Problem requirements -
Reproduce precisely the lines of the listing below, starting with the line that contains "bf16_t* row = qkv + (int64_t)t * ld;" and stopping after the line that contains "void mask_dot_kernel(const void*"; include nothing else.

(Listed records begins)

__global__ __launch_bounds__(kT) void rope_kv_split_kernel(bf16_t* __restrict__ qkv, int64_t ld, int T, int H, int D, int pos0,
                                                           bf16_t* __restrict__ kcache, bf16_t* __restrict__ kcache_lo,
                                                           bf16_t* __restrict__ vcache, bf16_t* __restrict__ vcache_lo,
                                                           const float* __restrict__ ct, const float* __restrict__ stab) {
    const int half = D >> 1;
    const int64_t total = (int64_t)T * H * half;
    const int64_t lo = 3 * (int64_t)H * D;
    for (int64_t i = (int64_t)blockIdx.x * kT + threadIdx.x; i < total; i += (int64_t)gridDim.x * kT) {
        const int j = (int)(i % half);
        const int h = (int)((i / half) % H);
        const int t = (int)(i / ((int64_t)half * H));
        const int pos = pos0 + t;
        const float c = ct[pos * half + j], s = stab[pos * half + j];
        bf16_t* row = qkv + (int64_t)t * ld;
        bf16_t* q = row + h * D;
        bf16_t* k = row + (int64_t)H * D + h * D;
        const bf16_t* v = row + 2 * (int64_t)H * D + h * D;
        auto val = [&](const bf16_t* p, int e) { return bf16_to_f32(p[e]) + bf16_to_f32(p[lo + e]); };
        const float q0 = val(q, j), q1 = val(q, j + half), k0 = val(k, j), k1 = val(k, j + half);
        const float qa = q0 * c - q1 * s, qb = q1 * c + q0 * s, ka = k0 * c - k1 * s, kb = k1 * c + k0 * s;
        auto put = [&](bf16_t* p, int e, float x, bf16_t* ch, bf16_t* cl) {
            const bf16_t hi = f32_to_bf16(x), l = f32_to_bf16(x - bf16_to_f32(hi));
            p[e] = hi;
            p[lo + e] = l;
            if (ch) {
                ch[e] = hi;
                cl[e] = l;
            }
        };
        const int64_t crow = ((int64_t)pos * H + h) * D;
        put(q, j, qa, nullptr, nullptr);
        put(q, j + half, qb, nullptr, nullptr);
        put(k, j, ka, kcache ? kcache + crow : nullptr, kcache ? kcache_lo + crow : nullptr);
        put(k, j + half, kb, kcache ? kcache + crow : nullptr, kcache ? kcache_lo + crow : nullptr);
        if (kcache) {
            vcache[crow + j] = v[j];
            vcache[crow + j + half] = v[j + half];
            vcache_lo[crow + j] = v[lo + j];
            vcache_lo[crow + j + half] = v[lo + j + half];
        }
    }
}

__global__ __launch_bounds__(kT) void mask_dot_kernel(const void* __restrict__ up, const void* __restrict__ hyper, int kind,
                                                      float* __restrict__ low, int B, int gh, int gw, int C) {
    const int64_t total = (int64_t)B * gh * gw * 16;
    for (int64_t i = (int64_t)blockIdx.x * kT + threadIdx.x; i < total; i += (int64_t)gridDim.x * kT) {
        const int sub = (int)(i & 15);
        const int64_t cell = i >> 4;
        const int xx = (int)(cell % gw), yy = (int)((cell / gw) % gh), b = (int)(cell / ((int64_t)gw * gh));
        const int dy = sub >> 3, dx = (sub >> 2) & 1, dy2 = (sub >> 1) & 1, dx2 = sub & 1;
        float acc = 0.0f;
        for (int c = 0; c < C; c += 8) {
            float a[8], h[8];
            load8(up, kind, i * C + c, a);
            load8(hyper, kind, (int64_t)b * C + c, h);
#pragma unroll
            for (int j = 0; j < 8; ++j) acc += a[j] * h[j];
        }
        const int Y = 4 * yy + 2 * dy + dy2, X = 4 * xx + 2 * dx + dx2;
        low[((int64_t)b * 4 * gh + Y) * (4 * gw) + X] = acc;
    }
}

(Listed records ends)

Exercise answer -
        bf16_t* row = qkv + (int64_t)t * ld;
        bf16_t* q = row + h * D;
        bf16_t* k = row + (int64_t)H * D + h * D;
        const bf16_t* v = row + 2 * (int64_t)H * D + h * D;
        auto val = [&](const bf16_t* p, int e) { return bf16_to_f32(p[e]) + bf16_to_f32(p[lo + e]); };
        const float q0 = val(q, j), q1 = val(q, j + half), k0 = val(k, j), k1 = val(k, j + half);
        const float qa = q0 * c - q1 * s, qb = q1 * c + q0 * s, ka = k0 * c - k1 * s, kb = k1 * c + k0 * s;
        auto put = [&](bf16_t* p, int e, float x, bf16_t* ch, bf16_t* cl) {
            const bf16_t hi = f32_to_bf16(x), l = f32_to_bf16(x - bf16_to_f32(hi));
            p[e] = hi;
            p[lo + e] = l;
            if (ch) {
                ch[e] = hi;
                cl[e] = l;
            }
        };
        const int64_t crow = ((int64_t)pos * H + h) * D;
        put(q, j, qa, nullptr, nullptr);
        put(q, j + half, qb, nullptr, nullptr);
        put(k, j, ka, kcache ? kcache + crow : nullptr, kcache ? kcache_lo + crow : nullptr);
        put(k, j + half, kb, kcache ? kcache + crow : nullptr, kcache ? kcache_lo + crow : nullptr);
        if (kcache) {
            vcache[crow + j] = v[j];
            vcache[crow + j + half] = v[j + half];
            vcache_lo[crow + j] = v[lo + j];
            vcache_lo[crow + j + half] = v[lo + j + half];
        }
    }
}

__global__ __launch_bounds__(kT) void mask_dot_kernel(const void* __restrict__ up, const void* __restrict__ hyper, int kind,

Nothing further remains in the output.